2. Spray cooking spray on large cookie sheet and spread mixture onto it. Bake for 40 minutes, stirring after every 10 minutes. When done, add dried fruit and mix to combine.

Nutrients per 1 cup serving: Calories 366, Total Fat 19g, Saturated Fat 2, Sodium 23mg, Carbs 46g, Fiber 7g, Sugar 23g, Protein 6g, Iron 1mg
(If the calorie intake seems to high for you just cut the serving in half)

Simple Vinaigrette! 5-4-11

Makes: 1 cup Shelf Life: 1 to 2 weeks

1/3 cup extra-virgin olive oil
1/4 cup roasted almond oil
1/4 cup apple cider vinegar
2 Tbsp agave nectar
1 Tbsp Dijon mustard
Sea salt, to taste
Freshly ground black pepper, to taste

Pour all liquid ingredients into an airtight sealable container. Tightly seal and shake well to combine. Taste dressing and adjust seasoning, if necessary. Reseal and refrigerate until needed.

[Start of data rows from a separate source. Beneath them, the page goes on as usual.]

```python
def audit_objects(objs_by_source):
    if not tools_present():
        raise AuditError("the ROCm LLVM tools (%s: llvm-objdump, llvm-objcopy, llvm-readelf, clang-offload-bundler) are needed to audit the "
                         "hand-managed accumulator kernels" % LLVM)
    res = {}
    for src, fn in AUDITS.items():
        if src in objs_by_source:
            try:
                res[src] = fn(objs_by_source[src])
            except (AuditError, ValueError, IndexError, subprocess.CalledProcessError) as e:
                ver = subprocess.run([os.environ.get("HIPCC", "/opt/rocm/bin/hipcc"), "--version"], capture_output=True, text=True).stdout.splitlines()[:2]
                raise AuditError("%s\n  this compiler: %s\n  tested with:   %s\n  -> the library is NOT produced (CASPR_SKIP_AUDIT=1 overrides, "
                                 "see caspr_amd/csrc/audit.py)" % (e, " / ".join(ver), TESTED_HIPCC)) from None
    return res


def audit_no_packed_f32(objs_by_source):
    if not tools_present():
        raise AuditError("the ROCm LLVM tools (%s) are needed to check the objects for packed-f32 instructions" % LLVM)
    res = {}
    for src, obj in sorted(objs_by_source.items()):
# ... 11 lines not shown
```

caspr_amd/csrc/build.py:

```python
import os
import subprocess
import sys
from concurrent.futures import ThreadPoolExecutor

HERE = os.path.dirname(os.path.abspath(__file__))
sys.path.insert(0, os.path.abspath(os.path.join(HERE, "..", "..")))
SOURCES = ["point_ops.hip", "gemm.hip", "gemm_bf16x6.hip", "gemm_bf16x6w.hip", "gemm_f16x3w.hip", "sa_mlp.hip", "ode.hip", "ode_bf16x6.hip", "ode_bf16x6w.hip", "ode_f16x3w.hip", "cnf_frame_steps.hip", "ode_dp5.hip", "ode_dp5_f16x3w.hip", "ode_train_fwd.hip", "ode_sample_tape.hip", "ode_latent_dp5.hip", "backward.hip", "backward_points.hip", "backward_flow.hip", "backward_flow_value.hip", "emd.hip", "emd_exact.hip", "pose.hip", "base_sample.hip"]
EXTRA = {"point_ops.hip": ["-ffp-contract=off"], "emd.hip": ["-ffp-contract=off"], "pose.hip": ["-ffp-contract=off"],
         "emd_exact.hip": ["-ffp-contract=off"],
         "cnf_frame_steps.hip": ["-ffp-contract=off"],
         "base_sample.hip": ["-ffp-contract=off"],
         "ode_bf16x6.hip": ["-mllvm", "-pragma-unroll-threshold=400000"],
         "ode_dp5.hip": ["-mllvm", "-pragma-unroll-threshold=400000"],
         "ode_train_fwd.hip": ["-mllvm", "-pragma-unroll-threshold=400000"],
         "ode_sample_tape.hip": ["-mllvm", "-pragma-unroll-threshold=400000"],
         "ode_bf16x6w.hip": ["-mllvm", "-pragma-unroll-threshold=400000", "-mllvm", "-amdgpu-mfma-vgpr-form", "-fno-slp-vectorize"],
         "ode_f16x3w.hip": ["-mllvm", "-pragma-unroll-threshold=400000", "-mllvm", "-amdgpu-mfma-vgpr-form", "-fno-slp-vectorize"],
         "ode_dp5_f16x3w.hip": ["-mllvm", "-pragma-unroll-threshold=400000", "-mllvm", "-amdgpu-mfma-vgpr-form", "-fno-slp-vectorize"],
         "gemm_bf16x6w.hip": ["-mllvm", "-pragma-unroll-threshold=400000", "-mllvm", "-amdgpu-mfma-vgpr-form", "-fno-slp-vectorize"],
         "gemm_f16x3w.hip": ["-mllvm", "-pragma-unroll-threshold=400000", "-mllvm", "-amdgpu-mfma-vgpr-form", "-fno-slp-vectorize"]}
DEBUG = os.environ.get("CASPR_BUILD_DEBUG", "0") not in ("0", "")
XW_EXP = os.environ.get("CASPR_XW_EXP", "")
DEBUG = DEBUG or bool(XW_EXP)
OUT = os.path.join(HERE, ("libcaspr_hip_debug_xw%s.so" % XW_EXP) if XW_EXP else ("libcaspr_hip_debug.so" if DEBUG else "libcaspr_hip.so"))
HIPCC = os.environ.get("HIPCC", "/opt/rocm/bin/hipcc")
NO_PACKED_F32 = ["-Xclang", "-target-feature", "-Xclang", "-packed-fp32-ops"]
FLAGS = ["--offload-arch=gfx950", "-O3", "-std=c++17", "-fPIC", "-Wall", "-Wno-unused-function"] + NO_PACKED_F32
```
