@@ -175,14 +176,27 @@
     }
 }
 
-template <bool FAST, int NM, int K>
-__device__ __forceinline__ void mult_dispatch(const LdsMult &M, const double (&xv)[K], const int (&bin)[K], double (&acc)[K], double xc) {
+template <bool FAST, int NM, int K, int WGS>
+__device__ __forceinline__ void mult_dispatch(const LdsMult &M, const double (&xv)[K], const int tb, double (&acc)[K], double xc) {
     if (M.flags & F_FULL) {
-        if (FAST) fast_mult<NM, K, true>(M, xv, bin, acc, xc);
-        else strict_mult<NM, K, true>(M, xv, bin, acc);
+        if (FAST) fast_mult<NM, K, WGS, true>(M, xv, tb, acc, xc);
+        else strict_mult<NM, K, WGS, true>(M, xv, tb, acc);
     } else {
-        if (FAST) fast_mult<NM, K, false>(M, xv, bin, acc, xc);
-        else strict_mult<NM, K, false>(M, xv, bin, acc);
+        if (FAST) fast_mult<NM, K, WGS, false>(M, xv, tb, acc, xc);
+        else strict_mult<NM, K, WGS, false>(M, xv, tb, acc);
+    }
+}
+
+template <int WGS, int K>
+__device__ __forceinline__ void load_bins(const double *p, const int tb, const int Nx, const bool full_tile, double (&v)[K]) {
+    if (full_tile) {
+        const double *q = p + tb;
+#pragma unroll
+        for (int k = 0; k < K; k++) v[k] = q[k * WGS];
+        asm volatile("");
+    } else {
+#pragma unroll
+        for (int k = 0; k < K; k++) v[k] = p[min(tb + k * WGS, Nx - 1)];
     }
 }
 
@@ -204,7 +218,7 @@
 
 template <int MODE, int WGS, int K, bool WRITE_MODEL, bool DELTA, class Tail>
 __device__ __forceinline__ void tile_compute(const LoglikeArgs &a, const int tile, const int b, const int sb, TileLds<MODE, WGS> &S, const int mbeg,
-                                             const int mend, const int nh, const int nn, const Tail &tail, const double *xpre) {
+                                             const int mend, const int nh, const int nn, const Tail &tail, const double *xpre, const double *ypre) {
     constexpr bool FAST = (MODE != M_STRICT);
     constexpr bool COH = Tail::coherent_partials;
     static_assert(!DELTA || (FAST && !WRITE_MODEL), "DELTA launches are FAST-mode, logL-only");
@@ -250,14 +264,14 @@
     double bg_pre = 0.0;
     if (bg_prebuilt && tid < NH) bg_pre = a.bg_poly[((size_t)(DELTA ? a.d_row[b] : sb) * a.ntiles + tile) * NH + tid];
     double xv[K], yv[K], acc[K];
-    int bin[K];
-#pragma unroll
-    for (int k = 0; k < K; k++) {
-        bin[k] = t0 + k * WGS + tid;
-        const int bi = min(bin[k], a.Nx - 1);
-        xv[k] = xpre ? xpre[k] : a.x[bi];
-        acc[k] = 0.0;
-    }
+    const int tb = t0 + tid;
+    const bool full_tile = (t1 - t0 == TILE);
+    if (xpre) {
+#pragma unroll
+        for (int k = 0; k < K; k++) xv[k] = xpre[k];
+    } else load_bins<WGS, K>(a.x, tb, a.Nx, full_tile, xv);
+#pragma unroll
+    for (int k = 0; k < K; k++) acc[k] = 0.0;
 
     const double *nz = a.noise + (size_t)sb * a.noise_stride;
     const bool bg = !DELTA || fullnew || (a.d_flags[b] & 1);
@@ -389,10 +403,10 @@
         for (int q = 0; q < n; q++) {
             const LdsMult &M = s_m[q];
             switch (M.l) {
-            case 0: mult_dispatch<FAST, 1, K>(M, xv, bin, acc, xc); break;
-            case 1: mult_dispatch<FAST, 3, K>(M, xv, bin, acc, xc); break;
-            case 2: mult_dispatch<FAST, 5, K>(M, xv, bin, acc, xc); break;
-            default: mult_dispatch<FAST, 7, K>(M, xv, bin, acc, xc); break;
+            case 0: mult_dispatch<FAST, 1, K, WGS>(M, xv, tb, acc, xc); break;
+            case 1: mult_dispatch<FAST, 3, K, WGS>(M, xv, tb, acc, xc); break;
+            case 2: mult_dispatch<FAST, 5, K, WGS>(M, xv, tb, acc, xc); break;
+            default: mult_dispatch<FAST, 7, K, WGS>(M, xv, tb, acc, xc); break;
             }
         }
         KSTAMP(3);
@@ -463,8 +477,10 @@
     }
     if (bg_in_regs && tid < NH) s_coef[tid] = bg_pre;
     KSTAMP(4);
-#pragma unroll
-    for (int k = 0; k < K; k++) yv[k] = DELTA ? 0.0 : a.y[min(bin[k], a.Nx - 1)];
+    if (DELTA || ypre) {
+#pragma unroll
+        for (int k = 0; k < K; k++) yv[k] = DELTA ? 0.0 : ypre[k];
+    } else load_bins<WGS, K>(a.y, tb, a.Nx, full_tile, yv);
     if (FAST) __syncthreads();
     if constexpr (DELTA && FARFIELD && WGS == 64) {
         if (a.fd_mom && (!bg || harvey_poly) && !fullnew && !any_near) {
@@ -514,8 +530,6 @@
 #pragma unroll
     for (int k = 0; k < K; k++) {
         double Mv = acc[k];
-        const int bi = min(bin[k], a.Nx - 1);
-        const bool valid = bin[k] < a.Nx;
         if (!FAST) {
             for (int hh = 0; hh < nh; hh++) {
                 const double tau = nz[3 * hh + 1];
@@ -526,33 +540,44 @@
                 }
             }
             Mv = Mv + white;
-            if (valid) {
-                s[0] = s[0] + yv[k] * (1.0 / Mv);
-                s[1] = s[1] + log(Mv);
-            }
-        } else {
-            if (bg && !harvey_poly) {
-                const double lx = a.logx[bi];
-                for (int hh = 0; hh < nh; hh++) {
-                    const double tau = nz[3 * hh + 1];
-                    if (tau != 0.0) {
-                        const double t = exp(nz[3 * hh + 2] * (s_lt[hh] + lx));
-                        Mv = fma(nz[3 * hh], rcp_nr2(t + 1.0), Mv);
+        } else if (bg && !harvey_poly) {
+            const double lx = a.logx[min(tb + k * WGS, a.Nx - 1)];
+            for (int hh = 0; hh < nh; hh++) {
+                const double tau = nz[3 * hh + 1];
+                if (tau != 0.0) {
+                    const double t = exp(nz[3 * hh + 2] * (s_lt[hh] + lx));
+                    Mv = fma(nz[3 * hh], rcp_nr2(t + 1.0), Mv);
+                }
+                if (dsub) {
+                    const double tauo = nzo[3 * hh + 1];
+                    if (tauo != 0.0) {
+                        const double t = exp(nzo[3 * hh + 2] * (s_lto[hh] + lx));
+                        Mv = fma(-nzo[3 * hh], rcp_nr2(t + 1.0), Mv);
                     }
-                    if (dsub) {
-                        const double tauo = nzo[3 * hh + 1];
-                        if (tauo != 0.0) {
-                            const double t = exp(nzo[3 * hh + 2] * (s_lto[hh] + lx));
-                            Mv = fma(-nzo[3 * hh], rcp_nr2(t + 1.0), Mv);
-                        }
-                    }
-                }
-                Mv = Mv + (dsub ? (white - nzo[nn - 1]) : white);
-            }
-            if (DELTA) {
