template <int BPS>
__device__ __forceinline__ int32_t sample_from_bytes(const uint8_t* p, bool aligned, bool be = false) {
    if (be) {
        if (BPS == 4) {
            if (aligned) {
                const uint32_t u = *reinterpret_cast<const uint32_t*>(p);
                return (int32_t)__builtin_amdgcn_perm(u, u, 0x00010203u);
            }
            return (int32_t)((uint32_t)p[3] | ((uint32_t)p[2] << 8) | ((uint32_t)p[1] << 16) | ((uint32_t)p[0] << 24));
        } else if (BPS == 3) {
            const uint32_t u = (uint32_t)p[2] | ((uint32_t)p[1] << 8) | ((uint32_t)p[0] << 16);
            return (int32_t)(u << 8) >> 8;
        } else if (BPS == 2) {
            const uint32_t u = (uint32_t)p[1] | ((uint32_t)p[0] << 8);
            return (int32_t)(u << 16) >> 16;
        }
        return (int32_t)(int8_t)p[0];
    }
// ... 35 lines not shown
    for (uint32_t b = lo; b < hi; ++b) m = max(m, need(b));
    const uint32_t l = lane_id(), w = tid >> 6;
    const uint32_t v = wave_scan_incl(m, 0u, [](uint32_t a, uint32_t c) { return a > c ? a : c; });
    if (l == 63) wmax[w] = v;
    __syncthreads();
    uint32_t pre = carry_in;
    for (uint32_t i = 0; i < w; ++i) pre = max(pre, wmax[i]);
    const uint32_t excl = dpp<0x138>(0u, v);
    uint32_t run = max(pre, l ? excl : 0u);
    for (uint32_t b = lo; b < hi; ++b) {
        run = max(run, need(b));
        nbuse[b] = run;
    }
    __syncthreads();
    if (tid == nthr - 1) *nb_state = max(pre, v);
}

struct ItemRegs {
    uint32_t pv[16];
    uint32_t p1, p2;
};

template <int BPS, bool XDELTA>
__device__ __forceinline__ void load_item(const uint8_t* blk, const Geom& g, uint32_t m_nch, uint32_t s0, uint32_t Tn, bool aligned4,
                                          uint32_t q, ItemRegs& R) {
    const size_t rstride = (size_t)g.nch * BPS;
    const uint32_t grp = fast_div(q, g.nch, m_nch);
    const uint32_t c = q - grp * g.nch;
    const uint32_t t0 = grp << 4;
    const uint32_t cnt = min(16u, Tn - t0);
// ... 131 lines not shown
#pragma unroll
            for (uint32_t k = 0; k < 4; ++k) {
                if (!((need >> k) & 1u)) continue;
                if (!(atomicOr(&za[k * g.nch], ba) & ba)) atomicOr(&nzflag[hb_index(g, b, k, ja)], ba);
                if (two && !(atomicOr(&zz[k * g.nch], bz) & bz)) atomicOr(&nzflag[hb_index(g, b, k, jz)], bz);
            }
        }
    }
}

template <int BPS, bool XDELTA>
__global__ __launch_bounds__(1024) void k_tile_planes(const uint8_t* __restrict__ src, Geom g, uint32_t T, uint32_t kfirst, uint32_t kcount,
                                                     uint8_t* __restrict__ planes, uint32_t* __restrict__ needmask,
                                                     uint32_t* __restrict__ nzflag, const uint32_t* __restrict__ nbuse, uint32_t ablate,
                                                     uint32_t nblocks, uint32_t* __restrict__ ticket, uint32_t* __restrict__ nb_state,
                                                     uint32_t* __restrict__ nbuse_out) {
    extern __shared__ __attribute__((aligned(16))) uint8_t lds[];
    const uint32_t tid = threadIdx.x, nthr = blockDim.x;
    const bool fixup = nbuse != nullptr;
    if (fixup && *nb_state <= kfirst) return;
    const uint32_t tiles_per_block = (g.ns + T - 1) / T;
    const uint32_t total = tiles_per_block * nblocks;
    const uint32_t m_nch = magic_of(g.nch);
    auto skip_untouched = [&](uint32_t wk) {
        while (wk < total && fixup && nbuse[wk / tiles_per_block] <= kfirst) wk += gridDim.x;
        return wk;
    };
    auto tile_s0 = [&](uint32_t wk) { return (wk - (wk / tiles_per_block) * tiles_per_block) * T; };
    uint32_t work = skip_untouched(blockIdx.x);
    ItemRegs cur, nxt, nx2;
    if (work < total) {
        const uint32_t s0f = tile_s0(work), Tnf = min(T, g.ns - s0f);
        const uint8_t* blkf = src + (size_t)(work / tiles_per_block) * g.block_bytes;
        if (tid < g.nch * ((Tnf + 15) >> 4))
// ... 69 lines not shown
        }
    }
    work = work_next;
    }
    if (ticket) {
        __shared__ uint32_t s_last, s_wmax[16];
        __syncthreads();
        if (tid == 0) {
            __threadfence();
            s_last = atomicAdd(ticket, 1u) == gridDim.x - 1 ? 1u : 0u;
        }
        __syncthreads();
        if (s_last) {
            __threadfence();
            nb_scan_body(needmask, nblocks, nb_state, nbuse_out, XDELTA ? 1 : 0, s_wmax);
        }
    }
}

Nutrients per 1 tbsp serving:
Calories 82, Total Fat 8g, Sat Fat 1g, Monounsaturated Fat 6g, Polyunsaturated Fat 1g, Carbs 2.7g, Sugar 2g, Sodium 37.5 mg

Tip: Olive oil becomes soled when chilled. Bring to room temperature prior to using.

This dressing is excellent! With Summer practically here it's a perfect thing to have on hand for all those yummy salads. It's so tangy! I love it!